■ Exercise aim ■
What lines in the records below include the word "image"? Return each one.

■ Stored items ■
----

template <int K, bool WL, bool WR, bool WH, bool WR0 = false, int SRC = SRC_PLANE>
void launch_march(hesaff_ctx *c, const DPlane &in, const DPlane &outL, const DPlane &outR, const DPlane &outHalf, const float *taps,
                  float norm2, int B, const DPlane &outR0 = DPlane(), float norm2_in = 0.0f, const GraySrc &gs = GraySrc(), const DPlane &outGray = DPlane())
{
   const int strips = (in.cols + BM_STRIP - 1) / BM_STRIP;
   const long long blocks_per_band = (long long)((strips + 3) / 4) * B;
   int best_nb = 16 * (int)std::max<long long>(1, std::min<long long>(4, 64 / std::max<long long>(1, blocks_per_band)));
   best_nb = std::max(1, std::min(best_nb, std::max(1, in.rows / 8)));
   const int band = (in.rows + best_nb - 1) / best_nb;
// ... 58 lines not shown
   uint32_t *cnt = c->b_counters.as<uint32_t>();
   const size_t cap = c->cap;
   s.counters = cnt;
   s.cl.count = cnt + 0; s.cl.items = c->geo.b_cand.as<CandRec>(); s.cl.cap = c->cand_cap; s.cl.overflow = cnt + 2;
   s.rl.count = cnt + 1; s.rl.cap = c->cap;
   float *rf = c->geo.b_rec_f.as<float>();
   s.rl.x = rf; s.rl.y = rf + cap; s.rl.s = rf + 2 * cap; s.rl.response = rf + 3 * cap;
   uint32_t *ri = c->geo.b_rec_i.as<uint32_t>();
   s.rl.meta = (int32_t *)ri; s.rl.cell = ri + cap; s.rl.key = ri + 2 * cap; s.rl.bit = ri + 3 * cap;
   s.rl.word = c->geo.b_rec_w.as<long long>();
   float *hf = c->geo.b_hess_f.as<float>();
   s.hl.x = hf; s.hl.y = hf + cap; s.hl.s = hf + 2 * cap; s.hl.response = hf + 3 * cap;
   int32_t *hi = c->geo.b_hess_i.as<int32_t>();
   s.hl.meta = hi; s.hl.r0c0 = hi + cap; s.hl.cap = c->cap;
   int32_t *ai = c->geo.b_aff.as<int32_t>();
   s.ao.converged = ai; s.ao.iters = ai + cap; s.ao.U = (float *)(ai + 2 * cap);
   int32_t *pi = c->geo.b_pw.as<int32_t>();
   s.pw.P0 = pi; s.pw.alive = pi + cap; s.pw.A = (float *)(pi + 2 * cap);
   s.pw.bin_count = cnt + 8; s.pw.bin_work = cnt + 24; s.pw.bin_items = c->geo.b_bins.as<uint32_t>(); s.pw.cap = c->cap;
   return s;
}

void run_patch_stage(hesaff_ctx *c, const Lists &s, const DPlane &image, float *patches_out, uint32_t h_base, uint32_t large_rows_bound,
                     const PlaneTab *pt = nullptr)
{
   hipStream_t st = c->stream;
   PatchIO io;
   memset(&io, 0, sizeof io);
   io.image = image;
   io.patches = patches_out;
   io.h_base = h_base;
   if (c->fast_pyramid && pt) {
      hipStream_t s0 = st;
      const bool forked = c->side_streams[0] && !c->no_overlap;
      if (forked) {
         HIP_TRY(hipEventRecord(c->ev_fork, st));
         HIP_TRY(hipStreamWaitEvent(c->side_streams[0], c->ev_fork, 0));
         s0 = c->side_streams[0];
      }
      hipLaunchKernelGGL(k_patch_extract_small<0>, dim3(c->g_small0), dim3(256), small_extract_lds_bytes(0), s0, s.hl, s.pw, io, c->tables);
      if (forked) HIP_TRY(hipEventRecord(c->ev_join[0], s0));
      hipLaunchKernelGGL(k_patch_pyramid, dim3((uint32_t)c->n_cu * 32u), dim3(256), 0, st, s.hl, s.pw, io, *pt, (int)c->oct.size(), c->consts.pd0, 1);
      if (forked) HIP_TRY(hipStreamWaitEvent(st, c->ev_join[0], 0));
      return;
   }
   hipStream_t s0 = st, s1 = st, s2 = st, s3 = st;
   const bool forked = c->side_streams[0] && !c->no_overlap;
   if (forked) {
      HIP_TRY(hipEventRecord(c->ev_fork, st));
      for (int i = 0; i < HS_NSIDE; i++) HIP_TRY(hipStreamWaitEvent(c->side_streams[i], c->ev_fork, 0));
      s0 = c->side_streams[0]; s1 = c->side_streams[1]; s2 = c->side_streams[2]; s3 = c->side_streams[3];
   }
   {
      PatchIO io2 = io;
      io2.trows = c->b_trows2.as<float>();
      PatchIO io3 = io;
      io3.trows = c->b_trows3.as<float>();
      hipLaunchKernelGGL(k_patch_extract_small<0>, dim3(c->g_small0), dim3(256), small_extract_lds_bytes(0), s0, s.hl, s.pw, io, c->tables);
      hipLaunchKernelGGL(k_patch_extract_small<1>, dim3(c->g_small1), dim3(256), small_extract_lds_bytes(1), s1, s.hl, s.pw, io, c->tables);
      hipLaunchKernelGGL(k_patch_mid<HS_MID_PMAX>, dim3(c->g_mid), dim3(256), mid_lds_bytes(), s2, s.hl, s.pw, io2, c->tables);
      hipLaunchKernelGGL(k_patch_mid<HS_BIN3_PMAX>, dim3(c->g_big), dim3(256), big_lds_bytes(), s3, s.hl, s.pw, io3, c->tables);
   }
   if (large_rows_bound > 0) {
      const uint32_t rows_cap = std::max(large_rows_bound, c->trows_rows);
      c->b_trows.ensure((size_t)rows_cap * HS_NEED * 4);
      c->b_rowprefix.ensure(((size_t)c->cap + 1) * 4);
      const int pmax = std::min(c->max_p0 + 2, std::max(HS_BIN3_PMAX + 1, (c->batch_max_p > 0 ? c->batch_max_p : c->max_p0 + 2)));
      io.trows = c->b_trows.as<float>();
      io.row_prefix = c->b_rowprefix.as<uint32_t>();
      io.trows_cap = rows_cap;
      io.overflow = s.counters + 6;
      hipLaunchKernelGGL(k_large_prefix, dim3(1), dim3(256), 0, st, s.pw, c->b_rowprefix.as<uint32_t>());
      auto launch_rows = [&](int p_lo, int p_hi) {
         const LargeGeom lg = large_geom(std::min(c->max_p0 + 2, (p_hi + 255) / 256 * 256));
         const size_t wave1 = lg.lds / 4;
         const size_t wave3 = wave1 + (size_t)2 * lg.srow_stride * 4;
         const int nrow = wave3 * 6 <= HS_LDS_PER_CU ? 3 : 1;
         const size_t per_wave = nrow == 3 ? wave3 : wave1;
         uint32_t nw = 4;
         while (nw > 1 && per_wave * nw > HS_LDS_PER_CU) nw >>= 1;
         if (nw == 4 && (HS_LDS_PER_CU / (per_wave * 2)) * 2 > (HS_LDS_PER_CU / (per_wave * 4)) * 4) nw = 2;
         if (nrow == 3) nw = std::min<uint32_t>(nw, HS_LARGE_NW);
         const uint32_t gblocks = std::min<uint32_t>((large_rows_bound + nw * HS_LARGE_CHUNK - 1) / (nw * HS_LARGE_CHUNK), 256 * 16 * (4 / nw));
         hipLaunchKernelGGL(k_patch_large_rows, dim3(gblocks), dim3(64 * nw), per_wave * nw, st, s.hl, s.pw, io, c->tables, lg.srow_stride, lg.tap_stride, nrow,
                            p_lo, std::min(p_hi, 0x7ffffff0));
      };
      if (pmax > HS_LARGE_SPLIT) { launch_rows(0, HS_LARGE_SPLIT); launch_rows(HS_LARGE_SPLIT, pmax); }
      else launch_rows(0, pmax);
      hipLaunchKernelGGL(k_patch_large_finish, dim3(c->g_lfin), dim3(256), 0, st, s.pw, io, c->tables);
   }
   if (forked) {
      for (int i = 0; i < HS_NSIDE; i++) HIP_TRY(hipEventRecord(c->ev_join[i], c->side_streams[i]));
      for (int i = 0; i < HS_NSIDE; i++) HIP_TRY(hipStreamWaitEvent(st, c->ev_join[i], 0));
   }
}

----

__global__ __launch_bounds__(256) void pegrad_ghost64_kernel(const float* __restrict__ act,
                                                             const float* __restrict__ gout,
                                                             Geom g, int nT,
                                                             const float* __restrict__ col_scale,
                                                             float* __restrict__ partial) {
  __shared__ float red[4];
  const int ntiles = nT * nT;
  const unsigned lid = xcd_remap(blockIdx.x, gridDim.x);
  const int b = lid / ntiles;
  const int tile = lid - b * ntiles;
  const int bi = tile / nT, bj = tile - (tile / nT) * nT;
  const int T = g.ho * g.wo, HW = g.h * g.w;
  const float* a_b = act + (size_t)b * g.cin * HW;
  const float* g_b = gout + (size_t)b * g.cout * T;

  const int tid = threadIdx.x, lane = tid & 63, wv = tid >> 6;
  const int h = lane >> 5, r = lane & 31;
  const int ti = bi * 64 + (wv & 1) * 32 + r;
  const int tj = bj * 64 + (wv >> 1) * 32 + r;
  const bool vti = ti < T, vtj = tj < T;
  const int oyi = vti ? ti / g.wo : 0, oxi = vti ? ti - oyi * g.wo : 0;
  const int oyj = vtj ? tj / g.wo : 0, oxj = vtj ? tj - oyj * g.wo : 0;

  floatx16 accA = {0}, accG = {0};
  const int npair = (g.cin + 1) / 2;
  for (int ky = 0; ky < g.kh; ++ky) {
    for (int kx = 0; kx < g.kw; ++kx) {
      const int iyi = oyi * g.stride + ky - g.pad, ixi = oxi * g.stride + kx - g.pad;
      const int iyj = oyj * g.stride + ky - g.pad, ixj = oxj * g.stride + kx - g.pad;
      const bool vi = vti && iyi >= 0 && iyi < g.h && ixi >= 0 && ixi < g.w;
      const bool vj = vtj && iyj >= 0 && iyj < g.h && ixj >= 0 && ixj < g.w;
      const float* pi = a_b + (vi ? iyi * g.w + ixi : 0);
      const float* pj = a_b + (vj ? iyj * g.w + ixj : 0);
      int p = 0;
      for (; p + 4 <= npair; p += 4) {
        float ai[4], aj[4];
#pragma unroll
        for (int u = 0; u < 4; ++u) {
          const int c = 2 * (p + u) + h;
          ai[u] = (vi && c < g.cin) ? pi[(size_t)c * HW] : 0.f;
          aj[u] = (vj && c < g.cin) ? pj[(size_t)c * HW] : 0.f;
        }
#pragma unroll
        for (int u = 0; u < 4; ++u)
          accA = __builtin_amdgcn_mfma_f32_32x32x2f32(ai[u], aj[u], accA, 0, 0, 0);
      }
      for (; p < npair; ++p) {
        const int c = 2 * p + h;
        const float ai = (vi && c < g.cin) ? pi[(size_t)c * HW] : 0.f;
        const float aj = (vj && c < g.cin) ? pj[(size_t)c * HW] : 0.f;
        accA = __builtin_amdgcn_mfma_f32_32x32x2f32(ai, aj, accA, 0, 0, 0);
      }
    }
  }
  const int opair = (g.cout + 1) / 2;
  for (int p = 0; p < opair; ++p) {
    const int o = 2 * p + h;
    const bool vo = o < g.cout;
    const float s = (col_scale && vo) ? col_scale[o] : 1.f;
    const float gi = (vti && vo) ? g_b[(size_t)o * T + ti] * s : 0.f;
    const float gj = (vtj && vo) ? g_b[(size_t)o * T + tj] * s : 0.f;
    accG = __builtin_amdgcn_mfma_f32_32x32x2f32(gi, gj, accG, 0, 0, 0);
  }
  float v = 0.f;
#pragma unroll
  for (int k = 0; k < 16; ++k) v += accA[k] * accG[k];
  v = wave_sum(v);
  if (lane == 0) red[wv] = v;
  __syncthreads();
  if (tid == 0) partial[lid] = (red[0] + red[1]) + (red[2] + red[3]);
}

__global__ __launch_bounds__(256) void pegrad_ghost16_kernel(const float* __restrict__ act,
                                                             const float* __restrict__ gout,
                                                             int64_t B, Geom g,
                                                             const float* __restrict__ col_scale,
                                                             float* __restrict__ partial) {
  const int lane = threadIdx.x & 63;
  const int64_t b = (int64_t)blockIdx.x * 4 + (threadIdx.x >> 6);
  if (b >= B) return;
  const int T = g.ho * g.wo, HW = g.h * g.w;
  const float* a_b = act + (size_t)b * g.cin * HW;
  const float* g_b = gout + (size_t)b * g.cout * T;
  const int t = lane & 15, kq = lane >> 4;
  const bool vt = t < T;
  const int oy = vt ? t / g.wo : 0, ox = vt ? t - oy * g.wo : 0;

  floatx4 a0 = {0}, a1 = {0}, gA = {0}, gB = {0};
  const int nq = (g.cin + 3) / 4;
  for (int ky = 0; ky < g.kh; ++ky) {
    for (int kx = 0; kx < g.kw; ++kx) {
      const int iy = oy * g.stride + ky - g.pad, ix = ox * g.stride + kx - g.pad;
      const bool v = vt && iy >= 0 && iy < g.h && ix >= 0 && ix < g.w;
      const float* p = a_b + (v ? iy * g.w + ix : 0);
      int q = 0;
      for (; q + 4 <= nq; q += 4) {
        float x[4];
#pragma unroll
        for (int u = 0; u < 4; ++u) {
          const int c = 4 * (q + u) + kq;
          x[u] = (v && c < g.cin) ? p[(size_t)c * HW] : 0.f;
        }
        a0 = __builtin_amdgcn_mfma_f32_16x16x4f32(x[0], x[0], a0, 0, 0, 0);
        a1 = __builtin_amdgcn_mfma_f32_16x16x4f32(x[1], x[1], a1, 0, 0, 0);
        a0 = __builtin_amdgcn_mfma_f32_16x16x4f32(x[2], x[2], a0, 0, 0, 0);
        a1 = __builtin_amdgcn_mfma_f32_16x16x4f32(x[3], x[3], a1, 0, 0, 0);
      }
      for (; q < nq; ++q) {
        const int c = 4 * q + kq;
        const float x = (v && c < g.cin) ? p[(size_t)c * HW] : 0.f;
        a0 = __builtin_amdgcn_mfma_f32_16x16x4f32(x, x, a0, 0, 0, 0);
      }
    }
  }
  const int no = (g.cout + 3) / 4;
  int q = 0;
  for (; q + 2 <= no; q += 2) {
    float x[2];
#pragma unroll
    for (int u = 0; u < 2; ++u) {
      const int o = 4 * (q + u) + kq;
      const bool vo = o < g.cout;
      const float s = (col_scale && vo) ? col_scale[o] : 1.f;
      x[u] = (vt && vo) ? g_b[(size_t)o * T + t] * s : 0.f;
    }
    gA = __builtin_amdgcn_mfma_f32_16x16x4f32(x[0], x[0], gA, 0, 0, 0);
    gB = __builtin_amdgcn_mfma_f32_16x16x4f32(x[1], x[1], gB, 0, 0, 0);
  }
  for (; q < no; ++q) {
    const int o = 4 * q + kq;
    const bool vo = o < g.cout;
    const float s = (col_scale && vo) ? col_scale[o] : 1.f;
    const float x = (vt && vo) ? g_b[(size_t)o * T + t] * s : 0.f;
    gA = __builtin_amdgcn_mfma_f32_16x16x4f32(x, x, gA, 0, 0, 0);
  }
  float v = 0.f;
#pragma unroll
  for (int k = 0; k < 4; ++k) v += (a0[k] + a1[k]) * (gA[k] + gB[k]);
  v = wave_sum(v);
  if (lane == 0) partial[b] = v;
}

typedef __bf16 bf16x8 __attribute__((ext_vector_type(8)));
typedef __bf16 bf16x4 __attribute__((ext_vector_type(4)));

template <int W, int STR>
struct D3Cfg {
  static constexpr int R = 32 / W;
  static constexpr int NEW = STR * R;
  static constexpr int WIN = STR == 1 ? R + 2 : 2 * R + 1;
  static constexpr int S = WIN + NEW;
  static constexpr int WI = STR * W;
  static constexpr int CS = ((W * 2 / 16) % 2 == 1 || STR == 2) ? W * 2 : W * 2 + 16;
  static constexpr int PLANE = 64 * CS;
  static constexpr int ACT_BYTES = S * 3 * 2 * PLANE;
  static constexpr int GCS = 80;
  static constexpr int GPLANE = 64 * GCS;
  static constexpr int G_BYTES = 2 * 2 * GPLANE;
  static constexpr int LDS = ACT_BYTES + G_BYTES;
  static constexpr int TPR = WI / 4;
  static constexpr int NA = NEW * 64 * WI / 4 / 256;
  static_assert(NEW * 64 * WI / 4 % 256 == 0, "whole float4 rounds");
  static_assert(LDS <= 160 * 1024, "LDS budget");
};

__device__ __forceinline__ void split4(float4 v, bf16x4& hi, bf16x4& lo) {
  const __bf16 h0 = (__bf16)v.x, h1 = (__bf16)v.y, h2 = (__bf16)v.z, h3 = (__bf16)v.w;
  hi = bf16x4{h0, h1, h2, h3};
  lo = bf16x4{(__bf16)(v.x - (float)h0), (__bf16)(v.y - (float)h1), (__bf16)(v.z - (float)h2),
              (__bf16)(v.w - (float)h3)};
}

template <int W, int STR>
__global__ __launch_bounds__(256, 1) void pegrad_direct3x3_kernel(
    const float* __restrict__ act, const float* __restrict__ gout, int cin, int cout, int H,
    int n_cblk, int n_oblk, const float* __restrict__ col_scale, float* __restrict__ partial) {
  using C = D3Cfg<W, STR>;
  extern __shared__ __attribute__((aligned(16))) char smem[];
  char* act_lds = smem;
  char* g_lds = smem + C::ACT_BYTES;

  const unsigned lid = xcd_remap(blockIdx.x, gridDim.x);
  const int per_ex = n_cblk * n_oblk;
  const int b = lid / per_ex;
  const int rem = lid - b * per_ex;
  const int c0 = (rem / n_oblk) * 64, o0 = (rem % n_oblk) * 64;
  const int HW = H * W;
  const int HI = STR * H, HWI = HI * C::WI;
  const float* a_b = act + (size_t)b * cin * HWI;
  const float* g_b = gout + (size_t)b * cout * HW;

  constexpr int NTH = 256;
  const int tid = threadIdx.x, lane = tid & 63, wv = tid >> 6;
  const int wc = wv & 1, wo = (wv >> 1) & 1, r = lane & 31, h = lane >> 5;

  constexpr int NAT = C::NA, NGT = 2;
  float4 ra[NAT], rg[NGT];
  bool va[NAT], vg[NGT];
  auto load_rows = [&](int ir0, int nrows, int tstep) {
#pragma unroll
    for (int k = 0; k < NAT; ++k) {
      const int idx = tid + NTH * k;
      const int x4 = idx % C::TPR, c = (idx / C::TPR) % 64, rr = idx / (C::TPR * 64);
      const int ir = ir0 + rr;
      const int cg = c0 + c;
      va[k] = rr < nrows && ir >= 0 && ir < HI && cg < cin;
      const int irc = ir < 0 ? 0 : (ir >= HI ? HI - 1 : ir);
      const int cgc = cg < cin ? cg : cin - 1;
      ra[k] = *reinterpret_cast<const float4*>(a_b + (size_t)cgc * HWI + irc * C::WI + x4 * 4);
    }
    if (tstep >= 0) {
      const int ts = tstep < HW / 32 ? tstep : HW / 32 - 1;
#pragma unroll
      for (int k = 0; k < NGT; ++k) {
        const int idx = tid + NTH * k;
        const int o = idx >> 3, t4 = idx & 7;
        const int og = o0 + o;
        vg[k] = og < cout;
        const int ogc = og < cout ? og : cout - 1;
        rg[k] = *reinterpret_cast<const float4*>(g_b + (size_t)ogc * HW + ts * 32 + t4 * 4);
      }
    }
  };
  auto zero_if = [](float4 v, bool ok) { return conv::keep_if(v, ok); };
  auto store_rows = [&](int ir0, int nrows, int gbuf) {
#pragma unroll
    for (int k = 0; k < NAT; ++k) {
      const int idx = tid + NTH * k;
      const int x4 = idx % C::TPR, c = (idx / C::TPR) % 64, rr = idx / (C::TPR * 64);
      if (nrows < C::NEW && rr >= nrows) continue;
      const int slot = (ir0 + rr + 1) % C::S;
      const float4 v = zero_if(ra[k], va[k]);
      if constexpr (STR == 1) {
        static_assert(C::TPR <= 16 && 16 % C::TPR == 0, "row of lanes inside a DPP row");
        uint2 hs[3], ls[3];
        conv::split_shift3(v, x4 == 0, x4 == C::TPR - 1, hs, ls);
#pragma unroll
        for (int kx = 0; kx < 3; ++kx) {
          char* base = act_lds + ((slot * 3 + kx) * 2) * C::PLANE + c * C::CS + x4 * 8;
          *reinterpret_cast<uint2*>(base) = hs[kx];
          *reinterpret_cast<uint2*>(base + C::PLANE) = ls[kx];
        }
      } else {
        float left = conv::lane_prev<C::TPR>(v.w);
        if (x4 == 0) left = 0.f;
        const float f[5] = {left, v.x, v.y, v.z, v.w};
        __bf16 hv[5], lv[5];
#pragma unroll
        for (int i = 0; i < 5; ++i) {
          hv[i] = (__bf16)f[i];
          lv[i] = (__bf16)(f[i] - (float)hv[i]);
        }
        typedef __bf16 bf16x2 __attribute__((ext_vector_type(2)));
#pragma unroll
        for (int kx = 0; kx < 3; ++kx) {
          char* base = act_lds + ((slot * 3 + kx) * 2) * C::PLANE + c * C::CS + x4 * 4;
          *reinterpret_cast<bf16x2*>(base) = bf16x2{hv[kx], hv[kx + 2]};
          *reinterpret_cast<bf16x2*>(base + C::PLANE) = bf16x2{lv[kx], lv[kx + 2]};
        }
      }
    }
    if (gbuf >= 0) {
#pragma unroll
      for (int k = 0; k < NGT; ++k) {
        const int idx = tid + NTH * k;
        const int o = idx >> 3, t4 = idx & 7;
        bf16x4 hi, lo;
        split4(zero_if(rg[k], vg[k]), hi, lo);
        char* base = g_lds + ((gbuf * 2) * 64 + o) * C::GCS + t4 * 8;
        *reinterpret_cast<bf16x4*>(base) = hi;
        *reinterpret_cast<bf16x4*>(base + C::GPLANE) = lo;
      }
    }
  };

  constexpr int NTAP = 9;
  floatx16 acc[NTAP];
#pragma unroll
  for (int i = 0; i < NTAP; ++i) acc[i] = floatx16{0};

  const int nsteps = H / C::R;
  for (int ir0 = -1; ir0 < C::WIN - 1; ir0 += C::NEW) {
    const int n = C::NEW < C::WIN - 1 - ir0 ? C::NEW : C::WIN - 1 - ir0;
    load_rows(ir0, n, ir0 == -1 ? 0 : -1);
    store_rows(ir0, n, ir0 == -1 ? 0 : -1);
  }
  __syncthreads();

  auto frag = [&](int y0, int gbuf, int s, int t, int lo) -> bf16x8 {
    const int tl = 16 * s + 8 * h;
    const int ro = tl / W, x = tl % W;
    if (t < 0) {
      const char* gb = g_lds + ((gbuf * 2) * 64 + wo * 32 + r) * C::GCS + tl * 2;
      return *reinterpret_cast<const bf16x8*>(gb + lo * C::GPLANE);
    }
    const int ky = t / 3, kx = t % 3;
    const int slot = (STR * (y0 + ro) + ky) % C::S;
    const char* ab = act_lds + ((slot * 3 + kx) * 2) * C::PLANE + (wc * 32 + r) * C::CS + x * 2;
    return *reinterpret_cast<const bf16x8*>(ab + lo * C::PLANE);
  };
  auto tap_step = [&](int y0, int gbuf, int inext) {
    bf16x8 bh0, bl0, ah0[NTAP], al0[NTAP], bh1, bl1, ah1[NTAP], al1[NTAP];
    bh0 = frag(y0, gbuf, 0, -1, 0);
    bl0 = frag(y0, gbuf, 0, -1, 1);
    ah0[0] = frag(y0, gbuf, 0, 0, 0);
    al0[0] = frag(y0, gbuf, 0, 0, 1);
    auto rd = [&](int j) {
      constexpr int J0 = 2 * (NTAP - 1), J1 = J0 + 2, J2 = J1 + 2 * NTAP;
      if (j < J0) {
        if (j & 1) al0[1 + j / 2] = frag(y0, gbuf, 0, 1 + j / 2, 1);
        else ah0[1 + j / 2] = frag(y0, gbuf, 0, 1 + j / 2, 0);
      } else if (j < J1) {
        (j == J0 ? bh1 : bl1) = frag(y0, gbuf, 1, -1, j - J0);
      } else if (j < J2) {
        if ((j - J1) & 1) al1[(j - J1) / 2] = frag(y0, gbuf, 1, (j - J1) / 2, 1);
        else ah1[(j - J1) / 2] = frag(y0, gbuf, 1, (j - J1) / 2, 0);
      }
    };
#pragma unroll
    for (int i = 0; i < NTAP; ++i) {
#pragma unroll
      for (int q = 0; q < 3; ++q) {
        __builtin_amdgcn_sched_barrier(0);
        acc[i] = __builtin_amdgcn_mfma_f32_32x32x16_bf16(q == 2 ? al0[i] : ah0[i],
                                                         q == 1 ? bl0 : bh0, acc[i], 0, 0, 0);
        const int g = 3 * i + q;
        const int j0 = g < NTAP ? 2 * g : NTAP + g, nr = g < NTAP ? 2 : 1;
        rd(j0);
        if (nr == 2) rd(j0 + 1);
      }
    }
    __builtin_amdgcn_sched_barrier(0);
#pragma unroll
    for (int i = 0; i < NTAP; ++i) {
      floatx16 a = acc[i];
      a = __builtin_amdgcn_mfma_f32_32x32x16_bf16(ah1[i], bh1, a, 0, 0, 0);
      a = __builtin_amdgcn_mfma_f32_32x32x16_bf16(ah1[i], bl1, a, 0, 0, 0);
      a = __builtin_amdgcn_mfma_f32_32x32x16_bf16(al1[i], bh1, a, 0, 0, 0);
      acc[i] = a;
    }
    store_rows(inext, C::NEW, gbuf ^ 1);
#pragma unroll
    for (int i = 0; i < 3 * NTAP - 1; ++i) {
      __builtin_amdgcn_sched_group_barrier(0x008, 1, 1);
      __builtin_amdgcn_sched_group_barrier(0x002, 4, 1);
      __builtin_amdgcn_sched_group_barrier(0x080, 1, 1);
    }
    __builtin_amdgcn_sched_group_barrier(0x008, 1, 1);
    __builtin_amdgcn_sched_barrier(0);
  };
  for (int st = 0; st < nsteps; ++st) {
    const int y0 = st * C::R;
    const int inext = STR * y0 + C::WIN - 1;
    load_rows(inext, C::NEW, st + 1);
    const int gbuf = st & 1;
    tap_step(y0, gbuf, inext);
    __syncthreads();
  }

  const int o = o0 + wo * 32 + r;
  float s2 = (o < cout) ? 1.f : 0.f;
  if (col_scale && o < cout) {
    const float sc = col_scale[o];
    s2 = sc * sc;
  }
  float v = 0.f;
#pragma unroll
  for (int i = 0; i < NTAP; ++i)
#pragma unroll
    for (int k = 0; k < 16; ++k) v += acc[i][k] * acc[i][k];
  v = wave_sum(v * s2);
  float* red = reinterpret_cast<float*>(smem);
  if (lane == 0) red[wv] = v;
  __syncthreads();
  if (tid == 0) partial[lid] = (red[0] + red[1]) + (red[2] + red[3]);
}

----

■ Reply to the exercise ■
void run_patch_stage(hesaff_ctx *c, const Lists &s, const DPlane &image, float *patches_out, uint32_t h_base, uint32_t large_rows_bound,
   io.image = image;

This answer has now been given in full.